God of the Yellow River

Hebo (河伯 (Lord of the River)), also known as Bingyi (冰夷), is the god of the Yellow River (Huang He). The Yellow River is the main river of northern China, one of the world's major rivers and a river of great cultural importance in China. This is reflected in Chinese mythology by the tales surrounding the deity Hebo.

The descriptive term Hebo is not the deity's only name, and his worship is geographically widespread. Some of the character ascribed to Hebo is related to the character of the Yellow River itself: a river that has been described as one of China's greatest assets as well as one of the greatest sources of sorrow. Some of the world's greatest floods accompanied by massive loss of human life have been due to the Yellow River overflowing its banks and even shifting course and establishing a new river bed. The Yellow River has also been one of the major agricultural sources for irrigation of farms that have provided for the dietary needs of the population at least from the cradle of Chinese civilization through the present day.

To some extent, the deity Hebo is a personification of the character of the Yellow River. However, Hebo has also had an important role in the history of religious worship in China (especially North China) and also having a more general function in terms of Chinese culture, including literature and poetry.

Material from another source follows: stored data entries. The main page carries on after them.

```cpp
template <int S, int FORM>
__global__ __launch_bounds__(256, 1) void conv_f32_wgrad16_k(F32W16P p) {
  constexpr int TX = 32, TY = S == 1 ? 4 : 2, TZ = S == 1 ? 2 : 1, TM = TX * TY * TZ;
  constexpr int HX = (TX - 1) * S + 3, HY = (TY - 1) * S + 3, HZ = (TZ - 1) * S + 3, HV = HX * HY * HZ;
  constexpr int CB = 32;
  constexpr int HIT = (HV * 8 + 255) / 256, DIT = TM * 8 / 256, NIT = HIT + DIT;
  extern __shared__ __attribute__((aligned(16))) char smem[];
  float* Hl = reinterpret_cast<float*>(smem);
  float* Dl = Hl + HV * CB;
  const int tid = threadIdx.x, lane = tid & 63;
  const int wid = __builtin_amdgcn_readfirstlane(tid >> 6);
  const int b = blockIdx.z;
  const int n0 = (blockIdx.y / p.cblocks) * CB, c0 = (blockIdx.y % p.cblocks) * CB;
  const int lv = lane & 15, lg = lane >> 4;
  const float* dnb = p.dn + (long)b * p.sbd + (FORM == 0 ? n0 : c0);
  const float* gab = p.ga + (long)b * p.sbg + (FORM == 0 ? c0 : n0);
  const __amdgpu_buffer_rsrc_t rs_g = __builtin_amdgcn_make_buffer_rsrc(const_cast<float*>(gab), 0, p.gbytes, 0x00020000);
  const __amdgpu_buffer_rsrc_t rs_d = __builtin_amdgcn_make_buffer_rsrc(const_cast<float*>(dnb), 0, p.dbytes, 0x00020000);
  constexpr unsigned OOB = 0x7fff0000u;

  const unsigned choff = (unsigned)((tid & 7) * 16);
  int s_pos[NIT];
#pragma unroll
  for (int it = 0; it < NIT; ++it) {
    if (it < HIT) {
      const int row = (tid + 256 * it) >> 3;
      const int hx = row % HX, hy = (row / HX) % HY, hz = row / (HX * HY);
      s_pos[it] = row < HV ? (hz | (hy << 4) | (hx << 8)) : (15 | (15 << 4) | (1023 << 8));
    } else {
      const int row = (tid + 256 * (it - HIT)) >> 3;
      s_pos[it] = ((row / (TY * 32)) + 1) | ((((row >> 5) % TY) + 1) << 4) | (((row & 31) + 1) << 8);
    }
  }
  uint4 sreg[NIT];
  auto issue_all = [&](int z0, int y0, int x0, const __amdgpu_buffer_rsrc_t& rg, const __amdgpu_buffer_rsrc_t& rd) __attribute__((always_inline)) {
#pragma unroll
    for (int it = 0; it < NIT; ++it) {
      const int sc = it < HIT ? S : 1;
      const int gz = sc * z0 - 1 + (s_pos[it] & 15), gy = sc * y0 - 1 + ((s_pos[it] >> 4) & 15), gx = sc * x0 - 1 + (s_pos[it] >> 8);
      const bool ok = it < HIT ? ((unsigned)gz < (unsigned)p.Gz && (unsigned)gy < (unsigned)p.Gy && (unsigned)gx < (unsigned)p.Gx)
                               : ((unsigned)gz < (unsigned)p.Mz && (unsigned)gy < (unsigned)p.My && (unsigned)gx < (unsigned)p.Mx);
      const unsigned off = it < HIT ? (unsigned)(((gz * p.Gy + gy) * p.Gx + gx) * p.ldg) * 4u + choff
                                    : (unsigned)(((gz * p.My + gy) * p.Mx + gx) * p.ldd) * 4u + choff;
      const auto v = __builtin_amdgcn_raw_buffer_load_b128(it < HIT ? rg : rd, ok ? off : OOB, 0, 0);
      sreg[it] = make_uint4(v[0], v[1], v[2], v[3]);
    }
  };
  auto store_tile = [&]() __attribute__((always_inline)) {
#pragma unroll
    for (int it = 0; it < NIT; ++it) {
      if (it < HIT) { if (((tid + 256 * it) >> 3) < HV) reinterpret_cast<uint4*>(Hl)[tid + 256 * it] = sreg[it]; }
      else reinterpret_cast<uint4*>(Dl)[tid + 256 * (it - HIT)] = sreg[it];
    }
  };

  const int nh = wid & 1, ch = wid >> 1;
  const int dbase = lg * CB + 16 * (FORM == 0 ? nh : ch) + lv;
  const int gbase = S * lg * CB + 16 * (FORM == 0 ? ch : nh) + lv;
  f32x4_t acc[27];
#pragma unroll
  for (int t = 0; t < 27; ++t) acc[t] = (f32x4_t){0.f, 0.f, 0.f, 0.f};

  const int id_begin = xcd_remap(blockIdx.x, gridDim.x) * p.ids_per_block;
  int id_end = id_begin + p.ids_per_block;
  if (id_end > p.ids_total) id_end = p.ids_total;
  int id = id_begin, tix = 0, tiy = 0, tiz = 0;
  while (id < id_end && !tile_coords(id, p.ntx, p.nty, p.ntz, tix, tiy, tiz)) ++id;
  if (id < id_end) issue_all(tiz * TZ, tiy * TY, tix * TX, rs_g, rs_d);
  while (id < id_end) {
    int nid = id + 1, ntix = 0, ntiy = 0, ntiz = 0;
    while (nid < id_end && !tile_coords(nid, p.ntx, p.nty, p.ntz, ntix, ntiy, ntiz)) ++nid;
    const bool has_next = nid < id_end;
    const __amdgpu_buffer_rsrc_t rn_g = __builtin_amdgcn_make_buffer_rsrc(const_cast<float*>(gab), 0, has_next ? p.gbytes : 0, 0x00020000);
    const __amdgpu_buffer_rsrc_t rn_d = __builtin_amdgcn_make_buffer_rsrc(const_cast<float*>(dnb), 0, has_next ? p.dbytes : 0, 0x00020000);
    __syncthreads();
    store_tile();
    __syncthreads();
    issue_all(ntiz * TZ, ntiy * TY, ntix * TX, rn_g, rn_d);
#pragma unroll 1
    for (int r = 0; r < TZ * TY; ++r) {
      const int drow = r * 32 * CB, grow = ((((r / TY) * S) * HY + (r % TY) * S) * HX) * CB;
      float df[2], gf[2][27];
      auto rd = [&](int s_, int buf) __attribute__((always_inline)) {
        df[buf] = Dl[dbase + drow + 4 * s_ * CB];
#pragma unroll
        for (int t = 0; t < 27; ++t) gf[buf][t] = Hl[gbase + grow + S * 4 * s_ * CB + (((t / 9) * HY + (t / 3) % 3) * HX + t % 3) * CB];
      };
      rd(0, 0);
#pragma unroll
      for (int s_ = 0; s_ < 8; ++s_) {
        if (s_ + 1 < 8) rd(s_ + 1, (s_ + 1) & 1);
        __builtin_amdgcn_sched_barrier(0);
#pragma unroll
        for (int t = 0; t < 27; ++t)
          acc[t] = FORM == 0 ? __builtin_amdgcn_mfma_f32_16x16x4f32(df[s_ & 1], gf[s_ & 1][t], acc[t], 0, 0, 0)
                             : __builtin_amdgcn_mfma_f32_16x16x4f32(gf[s_ & 1][t], df[s_ & 1], acc[t], 0, 0, 0);
        __builtin_amdgcn_sched_barrier(0);
      }
    }
    id = nid; tix = ntix; tiy = ntiy; tiz = ntiz;
  }
  float* wout = p.dwk + (long)b * p.wsb;
#pragma unroll
  for (int t = 0; t < 27; ++t)
#pragma unroll
    for (int j = 0; j < 4; ++j) {
      const int n = n0 + 16 * nh + 4 * lg + j, c = c0 + 16 * ch + lv;
      atomicAdd(wout + ((long)t * p.N + n) * p.C + c, acc[t][j]);
    }
}

static bool f32_wgrad16_ok(const coma_conv_desc* d, const coma_tensor* x, const coma_tensor* dy) {
  static const bool on = []{ const char* e = getenv("COMA_F32W16"); return !(e && e[0] == '0'); }();
  const coma_tensor* dn = d->form == 0 ? dy : x;
  const bool shape = d->ksize == 3 && ((d->form == 0 && (d->stride == 1 || d->stride == 2)) || (d->form == 1 && d->stride == 2));
  return on && shape && x->dtype == COMA_F32 && dy->dtype == COMA_F32 && dn->W >= 32 &&
         x->C % 32 == 0 && dy->C % 32 == 0 && x->ld % 4 == 0 && x->sb % 4 == 0 && dy->ld % 4 == 0 && dy->sb % 4 == 0 &&
         (!x->data || aligned16(x->data)) && (!dy->data || aligned16(dy->data)) &&
         (unsigned long long)t_vox(x) * x->ld * 4 < 0x7fff0000ull && (unsigned long long)t_vox(dy) * dy->ld * 4 < 0x7fff0000ull;
}

static int conv_f32_wgrad16(const coma_conv_desc* d, const coma_tensor* x, const coma_tensor* dy, float* dwk, hipStream_t s, int zeroed) {
  const coma_tensor* dn = d->form == 0 ? dy : x;
  const coma_tensor* ga = d->form == 0 ? x : dy;
  F32W16P q;
  q.dn = (const float*)dn->data; q.ldd = (int)dn->ld; q.sbd = dn->sb; q.Mz = dn->D; q.My = dn->H; q.Mx = dn->W;
  q.ga = (const float*)ga->data; q.ldg = (int)ga->ld; q.sbg = ga->sb; q.Gz = ga->D; q.Gy = ga->H; q.Gx = ga->W;
  q.N = dy->C; q.C = x->C;
  q.dbytes = (unsigned)((unsigned long long)t_vox(dn) * dn->ld * 4);
  q.gbytes = (unsigned)((unsigned long long)t_vox(ga) * ga->ld * 4);
  const int S = d->stride, tz = S == 1 ? 2 : 1, ty = S == 1 ? 4 : 2;
  q.cblocks = q.C / 32;
  const int pairs = q.cblocks * (q.N / 32);
  const TileRun r = tile_run(q.Mz, q.My, q.Mx, 32, ty, tz, 256, pairs * x->B);
  q.ntx = r.ntx; q.nty = r.nty; q.ntz = r.ntz; q.ids_total = r.ids_total; q.ids_per_block = r.ids_per_block;
  const long wsz1 = 27L * q.N * q.C, wsz = wsz1 * (d->per_sample_w ? x->B : 1);
  q.wsb = d->per_sample_w ? wsz1 : 0;
  q.dwk = dwk;
  if (!(zeroed & COMA_ZEROED_OUT) && hipMemsetAsync(dwk, 0, sizeof(float) * wsz, s) != hipSuccess) { coma_set_error("wgrad memset failed"); return 2; }
  const size_t lds = S == 1 ? (size_t)(34 * 6 * 4 + 256) * 32 * 4 : (size_t)(65 * 5 * 3 + 64) * 32 * 4;
// ... 312 lines not shown
```

Before: 117.7 volumes/s.

## Double-buffer LDS in thin16 wgrad kernel to overlap staging with MFMA

The thin-channel weight-gradient kernel now keeps two LDS images. The next tile's register-staged loads are stored into the spare image during the current tile's MFMA loop, and loads for the tile after that are issued in the same loop. This removes the per-tile store-and-barrier bubble in favour of a single barrier per tile, and keeps global loads two tiles ahead. In exchange LDS use roughly doubles (with a raised max-LDS attribute), which may lower occupancy from the requested 2 blocks per CU. An A/B profiling script is also added.

Measured after the change: 117.5 volumes/s. Within noise of the previous version (-0.1%).

```diff
diff --git a/coma_unet_amd/csrc/conv_mfma.hip b/coma_unet_amd/csrc/conv_mfma.hip
--- a/coma_unet_amd/csrc/conv_mfma.hip
+++ b/coma_unet_amd/csrc/conv_mfma.hip
@@ -2907,17 +2907,15 @@
   constexpr int PCH = CP / 8, DCH = ND / 8;
   constexpr int HP = HV * PCH, DP = TM * DCH, HIT = (HP + 255) / 256, DIT = DP / 256, NIT = HIT + DIT;
   constexpr int RING = 8;
+  constexpr int HBY = HIT * 256 * 16, IMG = HBY + TM * PD;
+  static_assert(HBY >= (HV + 2) * PX, "the padding taps' reads stay inside the halo part");
   extern __shared__ __attribute__((aligned(16))) char smem[];
-  char* Hl = smem;
-  char* Dl = smem + (HV + 2) * PX;
   const int tid = threadIdx.x, lane = tid & 63;
   const int wid = __builtin_amdgcn_readfirstlane(tid >> 6);
   const int b = blockIdx.z;
   const int lv = lane & 15, lg = lane >> 4;
   const bf16_t* xb = p.x + (long)b * p.sbx;
   const bf16_t* db = p.dy + (long)b * p.sbn;
-  const __amdgpu_buffer_rsrc_t rs_x = __builtin_amdgcn_make_buffer_rsrc(const_cast<bf16_t*>(xb), 0, p.xbytes, 0x00020000);
-  const __amdgpu_buffer_rsrc_t rs_d = __builtin_amdgcn_make_buffer_rsrc(const_cast<bf16_t*>(db), 0, p.dbytes, 0x00020000);
   constexpr unsigned OOB = 0x7fff0000u;
 
   int s_z[NIT], s_y[NIT], s_x[NIT];
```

In the poem "Heavenly Questions" in the Chu Ci anthology, it is recorded: "The Emperor sent Hou Yi to reform the people of Xia. Why did he shoot Hebo and take his wife Luoshen?" The poem tells the story of Hòu Yì, a legendary archer who was sent by the Emperor to reform the people of Xia. He was a skilled archer and hunter, and he used his skills to rid the world of many monsters and pests. However, he also became arrogant and tyrannical, and he eventually killed Hebo and took his wife Luoshen as his own. Thus, Luoshen is considered to be the wife of Hebo.

==Etymology==
The character, Hé (河) may be used somewhat generically to refer to rivers in general or to various particular flowing bodies of water. In the case of Hebo, it is particularly and primarily associated with the Yellow River of China.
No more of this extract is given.